→ **Working data**:
- - - - -

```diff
@@ -584,8 +632,14 @@
     unsigned long long h_flag = 0;
     FBG_HIP_TRY(ctx, hipMemcpyAsync(&tiles2, tile_start + nseg, 4, hipMemcpyDeviceToHost, st));
     FBG_HIP_TRY(ctx, hipMemcpyAsync(&h_flag, flag, 8, hipMemcpyDeviceToHost, st));
+    std::vector<unsigned long long> h_count1(from_msa ? nseg : 0);
+    if (from_msa) FBG_HIP_TRY(ctx, hipMemcpyAsync(h_count1.data(), a.count1, (size_t)nseg * 8, hipMemcpyDeviceToHost, st));
     FBG_HIP_TRY(ctx, hipStreamSynchronize(st));
     *launches += 2;
+    if (from_msa) {
+        if ((h_flag & 32ull) || !msd_hist_from_counts(ctx, plan.g, h_count1.data(), a.xs)) { ctx->diag.msd_decline = 32; return FBG_OK; }
+        ctx->diag.text_fused_used = 1;
+    }
     ctx->diag.msd_decline = (int64_t)h_flag;
     if (h_flag != 0 || tiles2 == 0) return FBG_OK;
     a.tiles2 = tiles2;
diff --git a/founderblockgraphs_amd/csrc/suffix_sort.hip b/founderblockgraphs_amd/csrc/suffix_sort.hip
--- a/founderblockgraphs_amd/csrc/suffix_sort.hip
+++ b/founderblockgraphs_amd/csrc/suffix_sort.hip
@@ -638,7 +638,7 @@
     for (int c = 1; c < 256; c++)
         if (hist[c] && c != '#') { real++; if (c < '#') below++; }
     compact = compact && below == 0 && real >= 1 && real < FBG_SEP;
-    uint8_t code[256];
+    uint8_t code[512];
     int sigma = 0;
     if (compact) {
         for (int c = 0; c < 256; c++) {
@@ -678,7 +678,8 @@
     }
     g->b = b; g->K = K; g->key_bits = K * b; g->d_code = d_code;
     fbg_note_key_geom(ctx, *g);
-    FBG_HIP_TRY(ctx, hipMemcpyAsync(d_code, code, 256, hipMemcpyHostToDevice, st));
+    for (int c = 0; c < 256; c++) code[256 + c] = (c == 0 || c == '#' || c == '-' || !hist[c]) ? (uint8_t)FBG_CODE_UNPROMISED : code[c];
+    FBG_HIP_TRY(ctx, hipMemcpyAsync(d_code, code, 512, hipMemcpyHostToDevice, st));
     FBG_HIP_TRY(ctx, hipStreamSynchronize(st));
     *launches += 1;
     return FBG_OK;
@@ -732,6 +733,16 @@
     return FBG_OK;
 }
 
+static int suffix_sort_again(fbg_ctx *ctx)
+{
+    ctx->pre_pass1 = false;
+    ctx->no_pre_msa = true;
+    const int rc = fbg_build_text(ctx, nullptr, 0);
+    ctx->no_pre_msa = false;
+    FBG_TRY(rc);
+    return fbg_suffix_sort(ctx);
+}
+
 int fbg_suffix_sort(fbg_ctx *ctx)
 {
     const uint64_t N = ctx->N;
@@ -741,9 +752,14 @@
     const uint8_t *T = ctx->text.as<uint8_t>();
     KeyGeom g;
     SortExtras x;
+    const bool spec = ctx->pre_msa;
+    ctx->pre_msa = false;
 
     if (ctx->gapfree && !ctx->have_ignore && !ctx->opt.no_ranked) {
-        if (!fbg_msd_pre_geom(ctx, &g)) FBG_TRY(fbg_key_setup(ctx, true, &g, &launches));
+        if (!fbg_msd_pre_geom(ctx, &g)) {
+            if (spec) return suffix_sort_again(ctx);
+            FBG_TRY(fbg_key_setup(ctx, true, &g, &launches));
+        }
     }
     if (ctx->gapfree && !ctx->have_ignore && !ctx->opt.no_ranked && g.compact) {
         bool similar = false;
@@ -751,6 +767,7 @@
         uint64_t *sorted = nullptr;
         int msd_ok = 0;
         FBG_TRY(fbg_msd_sort(ctx, g, &sorted, &msd_ok, &launches));
+        if (spec && !ctx->diag.text_fused_used) return suffix_sort_again(ctx);
         if (!msd_ok) {
             FBG_TRY(fbg_reserve(ctx, ctx->keysA, N * 8));
             FBG_TRY(fbg_reserve(ctx, ctx->keysB, N * 8));
diff --git a/founderblockgraphs_amd/csrc/text_build.hip b/founderblockgraphs_amd/csrc/text_build.hip
--- a/founderblockgraphs_amd/csrc/text_build.hip
+++ b/founderblockgraphs_amd/csrc/text_build.hip
@@ -1,4 +1,5 @@
 #include "fbg_internal.h"
+#include <algorithm>
 
 #define TB_THREADS 256
 #define TB_ITEMS 8
@@ -193,6 +194,16 @@
     if (threadIdx.x == 63) scalars[2] = inc + 1;
 }
 
+__global__ void k_gapfree_tables(uint64_t m, uint64_t n, uint32_t nseg, uint32_t *__restrict__ tot, uint32_t *__restrict__ pos,
+                                 uint32_t *__restrict__ segcnt)
+{
+    const uint64_t k = (uint64_t)blockIdx.x * blockDim.x + threadIdx.x;
+    if (k >= m * nseg) return;
+    const uint64_t i = k / nseg, q = k % nseg;
+    segcnt[k] = (uint32_t)min((uint64_t)RC_SEG, n - q * RC_SEG);
+    if (q == 0) { tot[i] = (uint32_t)n; pos[i] = (uint32_t)(i * (n + 1)); }
+}
+
 __global__ void k_seg_offsets(const uint32_t *__restrict__ segcnt, uint64_t m, uint32_t nseg, uint32_t *__restrict__ segoff)
 {
     const uint64_t i = (uint64_t)blockIdx.x * blockDim.x + threadIdx.x;
@@ -391,10 +402,11 @@
     FBG_TRY(fbg_reserve(ctx, ctx->segtab, (size_t)m * nseg * 4 * 3));
     uint32_t *segcnt = ctx->segtab.as<uint32_t>(), *segoff = segcnt + (size_t)m * nseg;
     const bool fused = !ctx->reversed && n % 8 == 0 && ((uintptr_t)ctx->d_msa & 7) == 0 && m * (n + 1) + 1 < (1ull << 40);
-    if (fused) FBG_TRY(fbg_reserve(ctx, ctx->text, m * (n + 1) + 1 + 64));
+    if (fused) FBG_TRY(fbg_reserve(ctx, ctx->text, m * (n + 1) + 1 + 72));
     const uint8_t *up = ctx->up_host;
     ctx->up_host = nullptr;
     ctx->pre_pass1 = false;
+    ctx->pre_msa = false;
     if (up && fused && m >= 16) {
         constexpr int CHUNKS = 8;
         if (!ctx->up_stream) {
@@ -437,6 +449,42 @@
         launches += CHUNKS - 1;
     } else {
         if (up) FBG_TRY(fbg_upload(ctx, ctx->msa_own.p, up, m * n));
+        const uint64_t N_gapfree = m * (n + 1) + 1;
+        const uint64_t msd_min = ctx->opt.msd_min >= 0 ? (uint64_t)ctx->opt.msd_min : (1ull << 24);
+        if (ctx->opt.msd_from_msa && !ctx->no_pre_msa && !ctx->allow_wide && !ctx->have_ignore && !ctx->reversed && !ctx->opt.no_ranked &&
+            !ctx->opt.no_msd_sort && N_gapfree < (1ull << 31) && N_gapfree >= msd_min) {
+            const uint64_t R = std::min<uint64_t>(std::min<uint64_t>(m, 65535),
+                                                  ctx->opt.msa_sample_rows > 0 ? (uint64_t)ctx->opt.msa_sample_rows : ((4ull << 20) + n - 1) / n);
+            hipLaunchKernelGGL(k_row_count, dim3(nseg, (unsigned)R), dim3(TB_THREADS), 0, st, ctx->d_msa, n, (const uint8_t *)nullptr,
+                               ctx->tot.as<uint32_t>(), sc, d_hist, segcnt, (uint8_t *)nullptr);
+            unsigned long long h0[1];
+            FBG_HIP_TRY(ctx, hipMemcpyAsync(h0, sc, sizeof(h0), hipMemcpyDeviceToHost, st));
+            FBG_HIP_TRY(ctx, hipMemcpyAsync(ctx->byte_hist, d_hist, 256 * sizeof(uint64_t), hipMemcpyDeviceToHost, st));
+            FBG_HIP_TRY(ctx, hipStreamSynchronize(st));
+            launches++;
+            if (h0[0] == 0 && ctx->byte_hist[0] == 0 && ctx->byte_hist['#'] == 0) {
+                for (int b = 0; b < 256; b++) ctx->byte_hist[b] = ctx->byte_hist[b] * m / R;
+                ctx->byte_hist['-'] = 0; ctx->byte_hist['#'] += m; ctx->byte_hist[0] += 1;
+                ctx->N = N_gapfree;
+                ctx->gapfree = true;
+                ctx->mp = (uint32_t)((m + 63) & ~63ull);
+                FBG_TRY(fbg_reserve(ctx, ctx->text, ctx->N + 72));
+                int ok = 0;
+                FBG_TRY(fbg_msd_pre_begin(ctx, &ok));
+                if (ok) {
+                    hipLaunchKernelGGL(k_gapfree_tables, dim3(fbg_blocks(m * nseg, 256)), dim3(256), 0, st, m, n, nseg, ctx->tot.as<uint32_t>(),
+                                       ctx->pos.as<uint32_t>(), segcnt);
+                    FBG_TRY(fbg_msd_pre_from_msa(ctx));
+                    ctx->pre_pass1 = true;
+                    ctx->pre_msa = true;
+                    FBG_HIP_TRY(ctx, hipGetLastError());
+                    return fbg_stage_end(ctx, FBG_STAGE_TEXT, launches + 2);
+                }
+            }
+            FBG_HIP_TRY(ctx, hipMemsetAsync(ctx->scalars.p, 0, 64 * sizeof(unsigned long long), st));
+            FBG_HIP_TRY(ctx, hipMemsetAsync(d_hist, 0, 2048, st));
+            FBG_HIP_TRY(ctx, hipMemsetAsync(ctx->tot.p, 0, m * 4, st));
+        }
         hipLaunchKernelGGL(k_row_count, dim3(nseg, (unsigned)m), dim3(TB_THREADS), 0, st, ctx->d_msa,
                            n, (const uint8_t *)nullptr, ctx->tot.as<uint32_t>(), sc, d_hist, segcnt, fused ? ctx->text.as<uint8_t>() : (uint8_t *)nullptr);
     }
```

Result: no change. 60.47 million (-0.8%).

- - - - -

→ **Requirement**: Only a number belongs in the answer: state how many lines of the entries above hold "reversed".

→ **Result**: 2